Impressions from the Pokémon Sun and Moon Special Demo Version

The demo for Pokémon Sun and Moon is officially available, and I’ve spent some time today playing it. Pokémon Generation 7 is one of my most anticipated games of the year, and if this demo is any indication, it is really gearing up to be the definitive Pokémon experience. I will be recapping what you can do in the demo, so don’t keep reading if you want to experience it yourself without *spoilers,* but keep in mind that this demo doesn’t seem to be a story section ripped from the game, and instead is just a short series of sequences designed to show off the game’s new features.

You play this demo as Sun, the male avatar that we’ve seen many times now (No gender choices in the demo, unfortunately). You have several tasks and areas where you can try out a bunch of the new features.

The first thing I have to mention are this game’s visual improvements. Like we’ve seen from trailers, character models are no longer chibi-style, and instead have realistic proportions. You get a real sense of this with the variety in character designs, from big adults to tiny youngsters. The NPCs are really fun and each have their own distinct visual personality, which is really awesome.

But one thing that wasn’t apparent to me before is just how the game’s animations have been massively improved from X and Y. I don’t mean just in battles-I mean in cutscenes and outside of battle as well. If you remember the Generation 6 games, character animations in cutscenes were really janky and awkward, and they kind of soiled all of the storytelling the game was trying to do. In this demo, character animations are very fluid and full of personality (just look at Team Skull!), while the camera angles and dialogue give a much more cinematic flavor to the game’s cutscenes. It almost feels like playing an interactive episode of the Pokémon animated series, and that is a really good thing if they can pull it off.

But this is not all. The environments are just gorgeous! While textures can still be pretty pixelated-we’ve seen much better from the 3DS in this regard-Alola feels like the most fully realized and lived in Pokémon world to date.
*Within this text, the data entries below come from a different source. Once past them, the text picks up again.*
# spawner1145/vae-tagger

Measured on AMD Instinct MI355X. Metric: images/sec encode+tag, 1024^2 bf16, higher is better.
Workload: dtype bf16

## Files before the change

include/vae_tagger_hip.h:

```cpp
#ifndef VAE_TAGGER_HIP_H
#define VAE_TAGGER_HIP_H

#include <stddef.h>
#include <stdint.h>

#ifdef __cplusplus
extern "C" {
#endif

typedef struct vt_context vt_context;

enum { VT_OK = 0, VT_ERR_INVALID = 1, VT_ERR_HIP = 2, VT_ERR_STATE = 3, VT_ERR_MISSING_WEIGHT = 4,
       VT_ERR_WORKSPACE = 5 };
enum { VT_F32 = 0, VT_BF16 = 1, VT_F16 = 2, VT_U8 = 3  };

const char* vt_version(void);
int vt_create(int device, vt_context** out);
void vt_destroy(vt_context* ctx);
const char* vt_last_error(const vt_context* ctx);

int vt_encoder_configure(vt_context* ctx, int in_channels, int latent_channels, const int* block_out_channels,
                         int n_blocks, int layers_per_block, int norm_num_groups, float scaling_factor,
                         int has_scaling_factor, float shift_factor, int has_shift_factor);
int vt_set_weight(vt_context* ctx, const char* name, const void* host_data, int dtype, const int64_t* shape,
// ... 60 lines not shown
                    uint64_t* row_stats_out , size_t row_stats_bytes, void* workspace, size_t workspace_bytes, void* stream);

typedef struct { const void* state; size_t state_bytes; long long capacity; long long n_seen; } vt_eval_source;
int vt_eval_export(vt_context* ctx, const void* state, size_t state_bytes, int N, int T, long long capacity, long long n_seen,
                   void* out_state, size_t out_bytes, long long out_capacity, void* stream);
int vt_eval_merge(vt_context* ctx, void* dst, size_t dst_bytes, int N, int T, long long dst_capacity, long long dst_n_seen,
                  const vt_eval_source* sources , int W, void* stream);

typedef struct { const void* state; size_t state_bytes; double alpha; double gamma; const double* class_weights ; } vt_loss_source;
size_t vt_loss_state_bytes(int N);
int vt_loss_reset(vt_context* ctx, void* state, size_t state_bytes, int N, double alpha, double gamma,
                  const double* class_weights , void* stream);
int vt_loss_update(vt_context* ctx, void* state, size_t state_bytes, int N, const float* logits ,
                   const void* labels , int labels_dtype , int B, void* stream);
int vt_loss_read(vt_context* ctx, const void* state, size_t state_bytes, int N, void* out, size_t out_bytes, void* stream);
int vt_loss_merge(vt_context* ctx, void* dst, size_t dst_bytes, int N, double alpha, double gamma,
                  const double* class_weights , const vt_loss_source* sources , int W, void* stream);

enum { VT_SAMPLE_GT = 0, VT_SAMPLE_GE = 1 };
size_t vt_sample_state_bytes(int T, long long capacity);
int vt_sample_reset(vt_context* ctx, void* state, size_t state_bytes, int T, const double* thresholds , int rule,
                    long long capacity, void* stream);
int vt_sample_update(vt_context* ctx, void* state, size_t state_bytes, int T, long long capacity, const float* probs ,
                     const void* labels , int labels_dtype , const uint32_t* true_extra ,
                     int B, int N, long long n_seen , void* stream);
int vt_sample_from_keys(vt_context* ctx, const void* eval_state, size_t eval_state_bytes, int N, int T_eval, long long capacity,
                        long long n_seen, const double* class_thresholds , int rule,
                        const uint32_t* true_extra , void* sample_state , size_t sample_state_bytes,
                        long long sample_capacity, void* stream);
size_t vt_sample_finish_bytes(int T);
int vt_sample_finish(vt_context* ctx, const void* state, size_t state_bytes, int T, long long capacity, long long n_seen, void* out,
                     size_t out_bytes, void* stream);
int vt_sample_read_rows(vt_context* ctx, const void* state, size_t state_bytes, int T, long long capacity, long long n_seen,
                        uint32_t* true_out , size_t true_bytes, uint32_t* rows_out , size_t rows_bytes,
                        void* stream);

double vt_encoder_flops(const vt_context* ctx, int H, int W);
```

There is a verticality and variety to the new areas that has really never been explored in a Pokémon game before. I think this is mostly driven by the fact that Sun and Moon are the first Pokémon games to finally completely ditch the grid-based world design and movement of the previous games. While X and Y brought the series into the 3D world with full 3D models and environments that sometimes played with height, it was still grid-based, like they weren’t fully committed to the idea of making a 3D game. This hurt the environments, and at some points made them feel like playing a big board game. In Sun and Moon, going with full 360 degree movement has really opened up the door for more varied and realistic landscapes, and this demo shows they are taking full advantage that.

In terms of gameplay, the demo starts by taking us through some of the basics. Your first battle is with a Team Skull grunt, and you will find that battles look and work the same way as in X and Y, which is fine, but there are a few improvements in the visual side. First, trainers are now visually represented in battles, which really adds to the cinematic side of fights. Second, the environments are much more visually engaging than the generic “grassland” or “cave” battle backgrounds from the previous games. Now, they are accurate representations of the areas that you are currently in.
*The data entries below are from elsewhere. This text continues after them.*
static u32 pick_log_t(u32 log_r, u32 log_s) {
  u32 lt = 4;
  while (lt > 0 && ((size_t)(1u << log_r) * ((1u << lt) + 1) * 8) > 48 * 1024) lt--;
  return std::min(lt, log_s);
}
static int ntt_columns(sbn_prover* P, const u64* in, size_t in_cs, u64* out, size_t out_cs, u64* tmp, size_t tmp_cs, size_t ncols,
                       u32 log_n, bool inverse, size_t n_in, const u64* pre, const u64* post, u64 scale, hipStream_t st = nullptr, int which = 3) {
  if (ncols == 0) return 0;
  if (!st) st = P->stream;
  u32 log_n1 = (log_n + 1) / 2, log_n2 = log_n - log_n1;
  size_t n1 = (size_t)1 << log_n1, n2 = (size_t)1 << log_n2;
  NttPassParams a{};
  a.in = in; a.out = tmp; a.in_col_stride = in_cs; a.out_col_stride = tmp_cs;
  a.log_r = log_n1; a.log_t = pick_log_t(log_n1, log_n2); a.log_n = log_n;
  a.in_sr = n2; a.in_st = 1; a.out_sr = n2; a.out_st = 1; a.n_in = n_in;
  a.r_fast_load = 0; a.twiddle = 1; a.tw = inverse ? P->d_tw_i : P->d_tw_f; a.tw_log = P->lde_log;
  a.pre = pre; a.post = nullptr; a.scale = 1;
  NttPassParams b{};
  b.in = tmp; b.out = out; b.in_col_stride = tmp_cs; b.out_col_stride = out_cs;
  b.log_r = log_n2; b.log_t = pick_log_t(log_n2, log_n1); b.log_n = log_n;
  b.in_sr = 1; b.in_st = n2; b.out_sr = n1; b.out_st = 1; b.n_in = (size_t)1 << log_n;
  b.r_fast_load = 1; b.twiddle = 0; b.tw = a.tw; b.tw_log = P->lde_log;
  b.pre = nullptr; b.post = post; b.scale = scale;
  for (size_t c0 = 0; c0 < ncols; c0 += 32768) {
    size_t nc = std::min<size_t>(32768, ncols - c0);
    NttPassParams pa = a, pb = b;
    pa.in = a.in + c0 * in_cs; pa.out = a.out + c0 * tmp_cs;
    pb.in = b.in + c0 * tmp_cs; pb.out = b.out + c0 * out_cs;
    dim3 ga((unsigned)(n2 >> pa.log_t), (unsigned)nc), gb((unsigned)(n1 >> pb.log_t), (unsigned)nc);
    size_t la = ((size_t)1 << pa.log_r) * ((1u << pa.log_t) + 1) * 8, lb = ((size_t)1 << pb.log_r) * ((1u << pb.log_t) + 1) * 8;
    const u32 kperm = inverse ? 11u : 5u;
    auto launch = [&](NttPassParams q, dim3 grid, size_t lds_bytes) {
      const bool fast = q.log_t == 4 && (q.log_r == 8 || q.log_r == 9);
      if (fast) { q.xcd_order = 1; std::swap(grid.x, grid.y); }
      if (fast && q.log_r == 8) hipLaunchKernelGGL(ntt_fast_pass_kernel<0>, grid, dim3(256), 16 * 272 * 8, st, q, kperm);
      else if (fast) hipLaunchKernelGGL(ntt_fast_pass_kernel<1>, grid, dim3(256), 32 * 272 * 8, st, q, kperm);
      else hipLaunchKernelGGL(ntt_pass_kernel, grid, dim3(NTT_THREADS), lds_bytes, st, q);
    };
    if (pa.log_r == 9 && log_n2 >= 4) pa.log_t = 4;
    if (pb.log_r == 9 && log_n1 >= 4) pb.log_t = 4;
    const bool split_a = !inverse && pa.log_r == 10 && log_n2 >= 4 && pa.in_st == 1 && n_in <= (size_t)512 * pa.in_sr && pre == P->d_shift && P->d_shift_odd;
    if (split_a) { pa.log_r = 9; pa.log_t = 4; pa.split = 1; pa.pre2 = P->d_shift_odd; }
    ga = dim3((unsigned)(n2 >> pa.log_t), (unsigned)nc, split_a ? 2u : 1u); gb = dim3((unsigned)(n1 >> pb.log_t), (unsigned)nc);
    la = ((size_t)1 << pa.log_r) * ((1u << pa.log_t) + 1) * 8; lb = ((size_t)1 << pb.log_r) * ((1u << pb.log_t) + 1) * 8;
    if (which & 1) launch(pa, ga, la);
    if (which & 2) launch(pb, gb, lb);
  }
  HIPC(hipGetLastError());
  return 0;
}

static u64 host_inv_pow2(u32 k) { return f_inv(F((u64)1 << k)).v; }
static int ntt_fast_setup() {
  static std::atomic<bool> done[SBN_MAX_DEVICES];
  const int d = g_device >= 0 && g_device < SBN_MAX_DEVICES ? g_device : 0;
  if (!done[d].load()) {
    HIPC(hipFuncSetAttribute((const void*)ntt_fast_pass_kernel<1>, hipFuncAttributeMaxDynamicSharedMemorySize, 32 * 272 * 8));
    HIPC(hipFuncSetAttribute((const void*)ntt_fused_inv_b_lde_a_kernel, hipFuncAttributeMaxDynamicSharedMemorySize, 32 * 272 * 8));
    HIPC(hipFuncSetAttribute((const void*)ntt_fused512_inv_b_lde_a_kernel, hipFuncAttributeMaxDynamicSharedMemorySize, 32 * 272 * 8));
    done[d].store(true);
  }
  return 0;
}
static void ntt_plan(sbn_prover* P) {
  P->ntt_fused = P->degree_bits == 16 || P->degree_bits == 17;
  P->ntt_fused512 = P->degree_bits == 18 && P->lde_log == 19;
}

static int intt_values(sbn_prover* P, const u64* vals, u64* coef, size_t ncols) {
  for (size_t c0 = 0; c0 < ncols; c0 += P->ntt_chunk) {
    size_t nc = std::min(P->ntt_chunk, ncols - c0);
    int rc = ntt_columns(P, vals + c0 * P->n, P->n, coef + c0 * P->n, P->n, P->d_tmp, P->m, nc, P->degree_bits, true, P->n, nullptr, nullptr,
                         host_inv_pow2(P->degree_bits));
    if (rc) return rc;
  }
  return 0;
}
static int lde_coeffs(sbn_prover* P, const u64* coef, u64* lde, size_t ncols) {
  for (size_t c0 = 0; c0 < ncols; c0 += P->ntt_chunk) {
    size_t nc = std::min(P->ntt_chunk, ncols - c0);
    int rc = ntt_columns(P, coef + c0 * P->n, P->n, lde + c0 * P->m, P->m, P->d_tmp, P->m, nc, P->lde_log, false, P->n, P->d_shift, nullptr, 1);
    if (rc) return rc;
  }
  return 0;
}
static int intt_then_lde(sbn_prover* P, const u64* vals, u64* coef, u64* lde, size_t ncols) {
  for (size_t c0 = 0; c0 < ncols; c0 += P->ntt_chunk) {
    size_t nc = std::min(P->ntt_chunk, ncols - c0);
    int rc = ntt_columns(P, vals + c0 * P->n, P->n, coef + c0 * P->n, P->n, P->d_tmp, P->m, nc, P->degree_bits, true, P->n, nullptr, nullptr,
                         host_inv_pow2(P->degree_bits));
    if (rc) return rc;
    rc = ntt_columns(P, coef + c0 * P->n, P->n, lde + c0 * P->m, P->m, P->d_tmp, P->m, nc, P->lde_log, false, P->n, P->d_shift, nullptr, 1);
    if (rc) return rc;
  }
  return 0;
}

static int intt_lde_cols_fused(sbn_prover* P, const u64* v, u64* cf, u64* lde_out, size_t nc, u64* tmp2, hipStream_t lde_stream, hipEvent_t handoff) {
  int rc = ntt_columns(P, v, P->n, cf, P->n, P->d_tmp, P->m, nc, P->degree_bits, true, P->n, nullptr, nullptr, host_inv_pow2(P->degree_bits), nullptr, 1);
  if (rc) return rc;
  NttFusedParams f{};
  const u32 log_n1 = (P->degree_bits + 1) / 2;
  f.in = P->d_tmp; f.in_col_stride = P->m; f.coef = cf; f.coef_col_stride = P->n; f.out = tmp2; f.out_col_stride = P->m;
  f.n1 = (size_t)1 << log_n1; f.log_n = P->degree_bits; f.tw_i = P->d_tw_i; f.tw_f = P->d_tw_f; f.tw_log = P->lde_log; f.pre = P->d_shift; f.pre2 = P->d_shift_odd;
  f.scale = host_inv_pow2(P->degree_bits);
  if (P->ntt_fused512) hipLaunchKernelGGL(ntt_fused512_inv_b_lde_a_kernel, dim3((unsigned)nc, 32u), dim3(256), 32 * 272 * 8, P->stream, f);
  else hipLaunchKernelGGL(ntt_fused_inv_b_lde_a_kernel, dim3((unsigned)nc, (unsigned)(f.n1 >> 4)), dim3(256), 32 * 272 * 8, P->stream, f);
  if (lde_stream != P->stream) {
    HIPC(hipEventRecord(handoff, P->stream));
    HIPC(hipStreamWaitEvent(lde_stream, handoff, 0));
  }
  return ntt_columns(P, cf, P->n, lde_out, P->m, tmp2, P->m, nc, P->lde_log, false, P->n, P->d_shift, nullptr, 1, lde_stream, 2);
}
static int intt_lde_cols(sbn_prover* P, const u64* v, u64* cf, u64* lde_out, size_t nc) {
  if ((P->ntt_fused || P->ntt_fused512) && P->d_tmp2) return intt_lde_cols_fused(P, v, cf, lde_out, nc, P->d_tmp2, P->stream, nullptr);
  int rc = ntt_columns(P, v, P->n, cf, P->n, P->d_tmp, P->m, nc, P->degree_bits, true, P->n, nullptr, nullptr, host_inv_pow2(P->degree_bits));
  if (rc) return rc;
  return ntt_columns(P, cf, P->n, lde_out, P->m, P->d_tmp, P->m, nc, P->lde_log, false, P->n, P->d_shift, nullptr, 1);
}

static int tree_alloc(DevTree& t, size_t nleaf, u32 cap_height, size_t* bytes = nullptr) {
  t.nleaf = nleaf;
  u32 lg = 0; while (((size_t)1 << lg) < nleaf) lg++;
  t.nlevels = lg - cap_height;
  return dmalloc(&t.d, 2 * nleaf * 4, bytes);
}
static int tree_build_inner(sbn_prover* P, DevTree& t, hipStream_t st) {
  u32 l0 = 0;
  while (l0 < t.nlevels) {
    const size_t parents = t.nleaf >> (l0 + 1);
    if (parents <= 8192 && parents >= 16 && ((t.nleaf >> l0) % 32) == 0) {
      const u32 nlev = std::min<u32>(t.nlevels - l0, 5);
      hipLaunchKernelGGL(merkle_subtree_kernel, dim3((unsigned)((t.nleaf >> l0) / 32)), dim3(MERKLE_SUBTREE_THREADS), 0, st, t.d, t.nleaf, l0, nlev, 32u);
      l0 += nlev;
      continue;
    }
    if (parents >= 16384) {
      hipLaunchKernelGGL(merkle_level_thread_kernel, dim3((unsigned)((parents + 255) / 256)), dim3(256), 0, st, t.d, t.nleaf, l0);
      l0++;
    } else if (parents > 16) {
      hipLaunchKernelGGL(merkle_level_coop_kernel, dim3((unsigned)((parents * 16 + 255) / 256)), dim3(256), 0, st, t.d, t.nleaf, l0);
      l0++;
    } else {
      const size_t nodes = t.nleaf >> l0;
      u32 nchild = (u32)std::min<size_t>(512, nodes);
      u32 lg = 0; while ((2u << lg) < nchild) lg++;
      u32 nlev = std::min(t.nlevels - l0, lg + 1);
      hipLaunchKernelGGL(merkle_subtree_kernel, dim3((unsigned)(nodes / nchild)), dim3(MERKLE_SUBTREE_THREADS), 0, st, t.d, t.nleaf, l0, nlev, nchild);
      l0 += nlev;
    }
  }
  HIPC(hipGetLastError());
  return 0;
}
static int tree_from_matrix(sbn_prover* P, DevTree& t, const u64* lde, size_t ncols) {
  hipLaunchKernelGGL(leaf_hash_kernel, dim3((unsigned)((P->m + 255) / 256)), dim3(256), 0, P->stream, lde, P->m, P->lde_log, (u32)ncols, t.d);
  return tree_build_inner(P, t, P->stream);
}
struct HostUpload { const u64* src; hipEvent_t* done; };
static int upload_setup(sbn_prover* P) {
  if (!P->ustream) HIPC(hipStreamCreate(&P->ustream));
  for (auto& e : P->upload_done) if (!e) HIPC(hipEventCreateWithFlags(&e, hipEventDisableTiming));
  for (auto& e : P->slot_copied) if (!e) HIPC(hipEventCreateWithFlags(&e, hipEventDisableTiming));
  if (!P->h_ring) HIPC(hipHostMalloc((void**)&P->h_ring, UPLOAD_SLOTS * UPLOAD_SLOT_WORDS * sizeof(u64), hipHostMallocDefault));
  if (!P->h_first_bad) HIPC(hipHostMalloc((void**)&P->h_first_bad, sizeof(unsigned long long), hipHostMallocDefault));
  if (!P->d_first_bad) { HIPC(hipMalloc((void**)&P->d_first_bad, sizeof(unsigned long long))); P->dev_bytes += sizeof(unsigned long long); }
  return 0;
}
static void launch_first_non_canonical(const u64* d_words, size_t count, u64 base, unsigned long long* d_first_bad, hipStream_t st) {
  const size_t blocks = std::min<size_t>(std::max<size_t>((count / 2 + 255) / 256, 1), 2048);
  hipLaunchKernelGGL(first_non_canonical_kernel, dim3((unsigned)blocks), dim3(256), 0, st, d_words, count, base, d_first_bad);
}
static int upload_chunk(sbn_prover* P, const HostUpload& up, size_t k, size_t c0, size_t nc) {
  const size_t w0 = c0 * P->n, w1 = w0 + nc * P->n;
  const size_t threads = std::min<size_t>(tracegen_host_threads(), 16);
  for (size_t a = w0; a < w1; a += UPLOAD_SLOT_WORDS) {
    const size_t len = std::min(UPLOAD_SLOT_WORDS, w1 - a);
    const unsigned s = P->slot_next; P->slot_next = (s + 1) % UPLOAD_SLOTS;
    if (P->slot_used[s]) HIPC(hipEventSynchronize(P->slot_copied[s]));
    u64* slot = P->h_ring + (size_t)s * UPLOAD_SLOT_WORDS;
    const u64* from = up.src + a;
    const size_t parts = std::max<size_t>(1, std::min(threads, len >> 15)), per = (len + parts - 1) / parts;
    host_parallel_for(parts, [&](size_t t) { const size_t b0 = t * per, b1 = std::min(len, b0 + per); if (b0 < b1) memcpy(slot + b0, from + b0, (b1 - b0) * sizeof(u64)); });
    HIPC(hipMemcpyAsync(P->d_trace + a, slot, len * sizeof(u64), hipMemcpyHostToDevice, P->ustream));
    HIPC(hipEventRecord(P->slot_copied[s], P->ustream));
    P->slot_used[s] = true;
  }
  launch_first_non_canonical(P->d_trace + w0, w1 - w0, (u64)w0, P->d_first_bad, P->ustream);
  HIPC(hipGetLastError());
  HIPC(hipEventRecord(up.done[k], P->ustream));
  return 0;
}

After your initial battle, you meet up with Professor Kukui, who makes you take part in a “trial,” which involves testing out the new Poké Finder feature. This feature will ring many Pokémon Snap bells: You essentially have to search a cave to take pictures of the Jangmo-os and Hakamo-os that live in it. At the end of the trial, you will battle your first Totem Pokémon, a Hakamo-o. These pokémon are powered up versions of their normal selves that feel like they are meant to act as “boss battles,” so to speak. Besides being powered up, they also have the ability to call more pokémon to the battle, and you can end up in a one versus many situation if you don’t take them out quickly.

Last, but not least, you get another battle with Team Skull, this time with Admin Plumeria. In this battle, you use Kukui’s Pikachu, and you get the chance to try out another new feature: Z-Moves. While you only get that one chance to try it, I really enjoyed using the move. It kind of reminds me of summons from Final Fantasy-very powerful moves with high costs that have the added bonus of an awesome, visually ridiculous cutscene to go with the move. It’s really great, and I’m looking forward to seeing how this will change up the battle gameplay.

After you complete this section of the demo, there are a few other things you can do, mainly exploring Hau’oli City, talking to NPCs and riding on a Tauros (which is AWESOME). I went in to this demo with high expectations, and I’ve come out the other end MUCH more excited than I was before for Sun and Moon. These games are shaping up to the be the best Pokémon games ever, and this is not just the hype speaking. Even in this tiny snippet from the game, I see very promising elements, such as fantastic models, animations and environments, as well as massively improved gameplay thanks to the long overdue removal of grid-based movement and a greater variety in the amount of things you can do. Definitely expect to hear more from me once Pokémon Sun and Moon are released next month, and check out this free demo-you won’t regret it!